=== Section Start ===

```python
SINCE = {"lipasr_mlp_adam_project_product_signal": 560, "lipasr_dolphin_create": 570, "lipasr_dolphin_destroy": 570,
         "lipasr_dolphin_bandpass": 570, "lipasr_dolphin_generate": 570, "lipasr_dolphin_record": 570,
         "lipasr_dolphin_generate_recorded": 570, "lipasr_dolphin_table": 570, "lipasr_mlp_jacobian": 580,
         "lipasr_jacobian_sigma": 580, "lipasr_psy_create": 590, "lipasr_psy_destroy": 590, "lipasr_psy_psd": 590,
         "lipasr_psy_threshold": 590, "lipasr_psy_prepare": 590, "lipasr_psy_loss_grad": 590, "lipasr_psy_step": 590,
         "lipasr_psy_table": 590, "lipasr_deepfool_step": 600, "lipasr_smooth_expand": 610,
         "lipasr_smooth_vote": 610, "lipasr_smooth_noise_host": 610, "lipasr_genetic_breed": 620,
         "lipasr_genetic_breed_host": 620, "lipasr_genetic_select": 620, "lipasr_debug_k3_launches": 630,
         "lipasr_debug_k1_launches": 640, "lipasr_debug_mfcc_stage": 640, "lipasr_apgd_loss": 650, "lipasr_apgd_step": 650,
         "lipasr_debug_apgd_path": 650, "lipasr_square_init": 660, "lipasr_square_step": 660, "lipasr_square_init_host": 660,
         "lipasr_square_step_host": 660, "lipasr_hsj_expand": 670, "lipasr_hsj_accumulate": 670, "lipasr_hsj_direction": 670,
         "lipasr_hsj_search": 670, "lipasr_hsj_expand_host": 670, "lipasr_hsj_accumulate_host": 670, "lipasr_hsj_direction_host": 670,
         "lipasr_hsj_search_host": 670, "lipasr_debug_hsj_path": 670, "lipasr_room_apply": 680, "lipasr_room_vjp": 680,
         "lipasr_room_apply_host": 680, "lipasr_room_vjp_host": 680, "lipasr_debug_k1_vjp_launches": 690,
         "lipasr_debug_mfcc_vjp_stage": 690, "lipasr_debug_mfcc_stage_put": 690, "lipasr_universal_shifts": 700,
         "lipasr_universal_apply": 700, "lipasr_universal_reduce": 700, "lipasr_universal_step": 700,
         "lipasr_universal_shifts_host": 700, "lipasr_universal_apply_host": 700, "lipasr_universal_reduce_host": 700,
         "lipasr_universal_step_host": 700, "lipasr_mlp_bounds_workspace": 710, "lipasr_mlp_bounds": 710,
         "lipasr_mlp_bounds_workspace_host": 710, "lipasr_mlp_bounds_host": 710, "lipasr_debug_bounds_launches": 710, "lipasr_warp_table_host": 720,
         "lipasr_warp_apply": 720, "lipasr_warp_param_vjp": 720, "lipasr_warp_apply_host": 720, "lipasr_warp_param_vjp_host": 720,
         "lipasr_debug_warp_launches": 720, "lipasr_debug_k2_launches": 730, "lipasr_debug_mlp_stage": 730, "lipasr_defence_apply": 740,
         "lipasr_defence_vjp": 740, "lipasr_defence_apply_host": 740, "lipasr_defence_vjp_host": 740, "lipasr_debug_defence_launches": 740}
lib.lipasr_version.restype = i32
_VERSION = lib.lipasr_version()


def has(name) -> bool:
    return _VERSION >= SINCE.get(name, 0)


for _name, (_res, _args) in PROTOTYPES.items():
    if not has(_name):
        continue
    _fn = getattr(lib, _name)
    _fn.restype = _res
    _fn.argtypes = _args


if os.environ.get("LIPASR_CHAIN_HEAD"):
    lib.lipasr_debug_chain_head(int(os.environ["LIPASR_CHAIN_HEAD"]))
if os.environ.get("LIPASR_GEMM_MODE"):
    lib.lipasr_debug_gemm_mode(int(os.environ["LIPASR_GEMM_MODE"]))


def last_error() -> str:
    return (lib.lipasr_last_error() or b"").decode("utf-8", "replace")


class LipasrError(RuntimeError):
    def __init__(self, code: int, msg: str):
        super().__init__(f"liblipasr error {code}: {msg}")
        self.code = code


def check(rc: int) -> int:
    if rc >= 0:
        return rc
    msg = last_error()
    if rc == EINVAL:
        raise ValueError(f"liblipasr: {msg}")
    raise LipasrError(rc, msg)


def int_array(values):
    arr = (C.c_int * max(1, len(values)))(*[int(v) for v in values])
    return arr


def float_array(values):
    return (C.c_float * max(1, len(values)))(*[float(v) for v in values])


def ptr_array(ptrs):
    return (C.c_void_p * max(1, len(ptrs)))(*[C.c_void_p(int(p) if p else None) for p in ptrs])


def ptr(t):
    if t is None:
        return None
    return C.c_void_p(t.data_ptr())


def stream_ptr():
    import torch

    return C.c_void_p(torch.cuda.current_stream().cuda_stream)


_handles = {}
_owners = []


def register_owner(obj):
    import weakref

    _owners.append(weakref.ref(obj))
    if len(_owners) > 256:
        _owners[:] = [r for r in _owners if r() is not None]


_capture_depth = 0
_deferred = []


def capture_enter():
    global _capture_depth
    _capture_depth += 1


def capture_exit():
    global _capture_depth
    _capture_depth = max(0, _capture_depth - 1)
    if _capture_depth == 0:
        pending, _deferred[:] = list(_deferred), []
        for fn, args in pending:
            fn(*args)


def destroy_or_defer(fn, *args):
    if _capture_depth > 0:
        _deferred.append((fn, args))
    else:
        fn(*args)


class Handle:

    def __init__(self, device: int):
        self.device = device
        h = c_h()
        check(lib.lipasr_create(device, C.byref(h)))
        self.h = h

    @property
    def alive(self):
        return bool(self.h)

    def close(self):
        if self.h:
            for ref in reversed(list(_owners)):
                obj = ref()
                if obj is not None and (getattr(obj, "h", None) is self or getattr(obj, "_h", None) is self):
                    try:
                        obj.close()
                    except Exception:
                        pass
            lib.lipasr_destroy(self.h)
            self.h = None


def get_handle(device=None) -> Handle:
    import torch

    if not torch.cuda.is_available():
        raise RuntimeError("lipasr needs an MI355X (gfx950) GPU: torch.cuda.is_available() is False and there is no CPU path")
    if device is None:
        device = torch.cuda.current_device()
    h = _handles.get(device)
    if h is None or not h.alive:
        h = _handles[device] = Handle(device)
    return h


def shutdown():
    global _capture_depth
    _capture_depth = 0
    pending, _deferred[:] = list(_deferred), []
    for fn, args in pending:
        try:
            fn(*args)
        except Exception:
            pass
    owners, _owners[:] = list(_owners), []
    for ref in reversed(owners):
        obj = ref()
# ... 470 lines not shown
```

asr-using-robust-nn_amd/lipasr/extract_features_construct_dataset.py:

```python
from __future__ import annotations

import ctypes as C
import wave

import numpy as np
import torch

from . import _native as N
from . import estimators as E
from .keras import Model

STANDARD_UTTERANCE_LENGTH = 44
N_MFCC = 20


class MfccExtractor:

    def __init__(self, sr_in=16000, n_samp=16000, batch_max=512, device=None, n_fft=2048, hop=512):
        self.device = torch.device("cuda", torch.cuda.current_device()) if device is None else torch.device(device)
        self.h = N.get_handle(self.device.index)
        self.sr_in, self.n_samp, self.batch_max = int(sr_in), int(n_samp), int(batch_max)
        self.n_fft, self.hop = int(n_fft), int(hop)
        self.short_window = (self.n_fft, self.hop) != (2048, 512)
        plan = N.c_h()
        N.check(N.lib.lipasr_mfcc_create(self.h.h, self.sr_in, self.n_samp, self.batch_max, int(n_fft), int(hop), C.byref(plan)))
        self._plan = plan
        N.register_owner(self)
        ny, nf, fu = C.c_int(), C.c_int(), C.c_int()
        N.check(N.lib.lipasr_mfcc_plan_dims(plan, C.byref(ny), C.byref(nf), C.byref(fu)))
        self.n_y, self.n_frames, self.fused = ny.value, nf.value, bool(fu.value)

    def close(self):
        plan, self._plan = getattr(self, "_plan", None), None
        if plan and self.h.alive:
            N.destroy_or_defer(N.lib.lipasr_mfcc_destroy, plan)

    def __del__(self):
        try:
            self.close()
        except Exception:
            pass

    def set(self, key, value):
        N.check(N.lib.lipasr_mfcc_plan_set(self._plan, int(key), int(value)))

    def profile_begin(self, max_calls):
        N.check(N.lib.lipasr_mfcc_plan_profile_begin(self._plan, int(max_calls)))

    def profile_end(self):
        ms3, n = (C.c_float * 3)(), C.c_int()
        N.check(N.lib.lipasr_mfcc_plan_profile_end(self._plan, ms3, C.byref(n)))
        return {"resample": ms3[0], "stft_mel": ms3[1], "dct": ms3[2]}, n.value

    def __call__(self, waves, utterance_length=STANDARD_UTTERANCE_LENGTH, mean=None, scale=None, out=None, n_valid=None):
        if self._plan is None:
            raise RuntimeError("MfccExtractor used after close()")
        b = waves.shape[0]
        if waves.shape[1] != self.n_samp or not waves.is_contiguous():
            raise ValueError(f"waves must be contiguous [B, {self.n_samp}], got {tuple(waves.shape)}")
        if waves.dtype == torch.int16:
            fmt = 1
        elif waves.dtype == torch.float32:
            fmt = 0
        else:
            raise ValueError(f"waves must be float32 or int16, got {waves.dtype}")
        if n_valid is not None and (n_valid.dtype != torch.int32 or n_valid.shape[0] != b):
            raise ValueError("n_valid must be an int32 device tensor [B]")
        if out is None:
            out = torch.empty(b, N_MFCC * utterance_length, device=self.device)
        N.check(N.lib.lipasr_mfcc_extract(self._plan, N.ptr(waves), fmt, N.ptr(n_valid), b, utterance_length, N.ptr(mean), N.ptr(scale),
                                          N.ptr(out), N.stream_ptr()))
        return out

    def _lengths(self, n_valid, b):
        if not torch.is_tensor(n_valid) or n_valid.dtype != torch.int32 or tuple(n_valid.shape) != (b,) or not n_valid.is_cuda \
                or not n_valid.is_contiguous():
            raise ValueError(f"n_valid must be a contiguous int32 device tensor [{b}]")
        return n_valid

    def resample(self, waves, out=None, n_valid=None):
        y = torch.empty(waves.shape[0], self.n_y, device=self.device) if out is None else out
        if n_valid is None:
            N.check(N.lib.lipasr_mfcc_plan_resample(self._plan, N.ptr(waves), waves.shape[0], N.ptr(y), N.stream_ptr()))
            return y
        b = waves.shape[0]
        if waves.dim() != 2 or waves.shape[1] != self.n_samp or not waves.is_contiguous() or waves.dtype not in (torch.float32, torch.int16):
            raise ValueError(f"waves must be contiguous float32 or int16 [B, {self.n_samp}], got {waves.dtype} {tuple(waves.shape)}")
        if tuple(y.shape) != (b, self.n_y) or y.dtype != torch.float32 or not y.is_contiguous():
            raise ValueError(f"out must be contiguous float32 [{b}, {self.n_y}]")
        N.check(N.lib.lipasr_mfcc_plan_resample_ragged(self._plan, N.ptr(waves), 1 if waves.dtype == torch.int16 else 0,
                                                       N.ptr(self._lengths(n_valid, b)), b, N.ptr(y), N.stream_ptr()))
        return y

    def from_22k(self, y, utterance_length=STANDARD_UTTERANCE_LENGTH, mean=None, scale=None, out=None, n_valid=None):
        if out is None:
            out = torch.empty(y.shape[0], N_MFCC * utterance_length, device=self.device)
        if n_valid is None:
            N.check(N.lib.lipasr_mfcc_plan_from_22k(self._plan, N.ptr(y), y.shape[0], y.shape[1], utterance_length, N.ptr(mean), N.ptr(scale),
                                                    N.ptr(out), N.stream_ptr()))
            return out
        b = y.shape[0]
        if y.dim() != 2 or y.shape[1] != self.n_y or y.dtype != torch.float32 or not y.is_contiguous():
            raise ValueError(f"y must be contiguous float32 [B, {self.n_y}], got {y.dtype} {tuple(y.shape)}")
        if tuple(out.shape) != (b, N_MFCC * utterance_length) or out.dtype != torch.float32 or not out.is_contiguous():
            raise ValueError(f"out must be contiguous float32 [{b}, {N_MFCC * utterance_length}]")
        N.check(N.lib.lipasr_mfcc_plan_from_22k_ragged(self._plan, N.ptr(y), N.ptr(self._lengths(n_valid, b)), b, int(utterance_length),
                                                       N.ptr(mean), N.ptr(scale), N.ptr(out), N.stream_ptr()))
        return out

    def _vjp_args(self, sig, g_feat, utterance_length, scale, domain, out, dtypes):
        if self._plan is None:
            raise RuntimeError("MfccExtractor used after close()")
        if domain not in ("input", "22k"):
            raise ValueError(f"domain={domain!r}: 'input' or '22k'")
        dom = 0 if domain == "input" else 1
        n = self.n_samp if dom == 0 else self.n_y
        b = sig.shape[0]
        if sig.dim() != 2 or sig.shape[1] != n or not sig.is_contiguous():
            raise ValueError(f"sig must be contiguous [B, {n}] for domain {domain!r}, got {tuple(sig.shape)}")
        if sig.dtype not in dtypes:
            raise ValueError(f"sig must be {' or '.join(str(d).split('.')[-1] for d in dtypes)}, got {sig.dtype}")
        if tuple(g_feat.shape) != (b, N_MFCC * utterance_length) or g_feat.dtype != torch.float32 or not g_feat.is_contiguous():
            raise ValueError(f"g_feat must be contiguous float32 [{b}, {N_MFCC * utterance_length}]")
        if scale is not None and (scale.dtype != torch.float64 or scale.numel() != N_MFCC * utterance_length):
            raise ValueError("scale must be a float64 device tensor [20 * utterance_length]")
        if out is None:
            out = torch.empty(b, n, device=self.device)
        elif tuple(out.shape) != (b, n) or out.dtype != torch.float32 or not out.is_contiguous():
            raise ValueError(f"out must be contiguous float32 [{b}, {n}]")
        return dom, b, out

    def vjp(self, sig, g_feat, utterance_length=STANDARD_UTTERANCE_LENGTH, scale=None, domain="input", reuse_forward=False, out=None,
            n_valid=None):
        dom, b, out = self._vjp_args(sig, g_feat, utterance_length, scale, domain, out, (torch.float32, torch.int16))
        flags = (1 if reuse_forward else 0) | (2 if sig.dtype == torch.int16 else 0) | (4 if n_valid is not None else 0)
        N.check(N.lib.lipasr_mfcc_plan_vjp(self._plan, N.ptr(sig), dom, b, int(utterance_length), N.ptr(scale), N.ptr(g_feat), N.ptr(out),
                                           flags, N.stream_ptr()))
        return out

    def vjp_short(self, sig, g_feat, utterance_length, scale=None, domain="22k", reuse_forward=False, out=None):
        dom, b, out = self._vjp_args(sig, g_feat, utterance_length, scale, domain, out, (torch.float32,))
        N.check(N.lib.lipasr_mfcc_plan_vjp_short(self._plan, N.ptr(sig), dom, b, int(utterance_length), N.ptr(scale), N.ptr(g_feat),
                                                 N.ptr(out), 1 if reuse_forward else 0, N.stream_ptr()))
        return out

    def vjp_ragged(self, sig, g_feat, n_valid, utterance_length=STANDARD_UTTERANCE_LENGTH, scale=None, domain="input", reuse_forward=False,
                   out=None):
        dom, b, out = self._vjp_args(sig, g_feat, utterance_length, scale, domain, out, (torch.float32, torch.int16))
        N.check(N.lib.lipasr_mfcc_plan_vjp_ragged(self._plan, N.ptr(sig), 1 if sig.dtype == torch.int16 else 0, N.ptr(self._lengths(n_valid, b)),
                                                  dom, b, int(utterance_length), N.ptr(scale), N.ptr(g_feat), N.ptr(out),
                                                  1 if reuse_forward else 0, N.stream_ptr()))
        return out

    def resample_vjp(self, g_y, out=None):
        if g_y.dim() != 2 or g_y.shape[1] != self.n_y or g_y.dtype != torch.float32 or not g_y.is_contiguous():
            raise ValueError(f"g_y must be contiguous float32 [B, {self.n_y}]")
        if out is None:
            out = torch.empty(g_y.shape[0], self.n_samp, device=self.device)
        N.check(N.lib.lipasr_mfcc_plan_resample_vjp(self._plan, N.ptr(g_y), g_y.shape[0], N.ptr(out), N.stream_ptr()))
        return out


_extractors = {}


def _extractor(sr_in, n_samp, batch_max):
    key = (sr_in, n_samp, torch.cuda.current_device())
    ex = _extractors.get(key)
    if ex is None or ex.batch_max < batch_max or ex._plan is None or not ex.h.alive:
        if len(_extractors) >= 8:
            _extractors.pop(next(iter(_extractors))).close()
        ex = MfccExtractor(sr_in, n_samp, batch_max)
        _extractors[key] = ex
    return ex


def mfcc(waveforms, sr_in=16000, utterance_length=STANDARD_UTTERANCE_LENGTH, n_valid=None):
    dev = torch.device("cuda", torch.cuda.current_device())
    if torch.is_tensor(waveforms):
        w = waveforms
    else:
        a = np.asarray(waveforms)
        w = torch.as_tensor(a if a.dtype == np.int16 else a.astype(np.float32))
    if w.dtype != torch.int16:
        w = w.to(dtype=torch.float32)
    w = w.to(device=dev).contiguous()
    nv = None
    if n_valid is not None:
        nv = torch.as_tensor(np.asarray(n_valid, dtype=np.int32)).to(dev) if not torch.is_tensor(n_valid) else n_valid.to(device=dev, dtype=torch.int32)
    return _extractor(int(sr_in), w.shape[1], w.shape[0])(w, utterance_length, n_valid=nv)
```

=== Section End ===

**Task requirements**
In the data above, find each line that uses the string "RuntimeError". Copy it.

**Output for this task**
class LipasrError(RuntimeError):
        raise RuntimeError("lipasr needs an MI355X (gfx950) GPU: torch.cuda.is_available() is False and there is no CPU path")
            raise RuntimeError("MfccExtractor used after close()")
            raise RuntimeError("MfccExtractor used after close()")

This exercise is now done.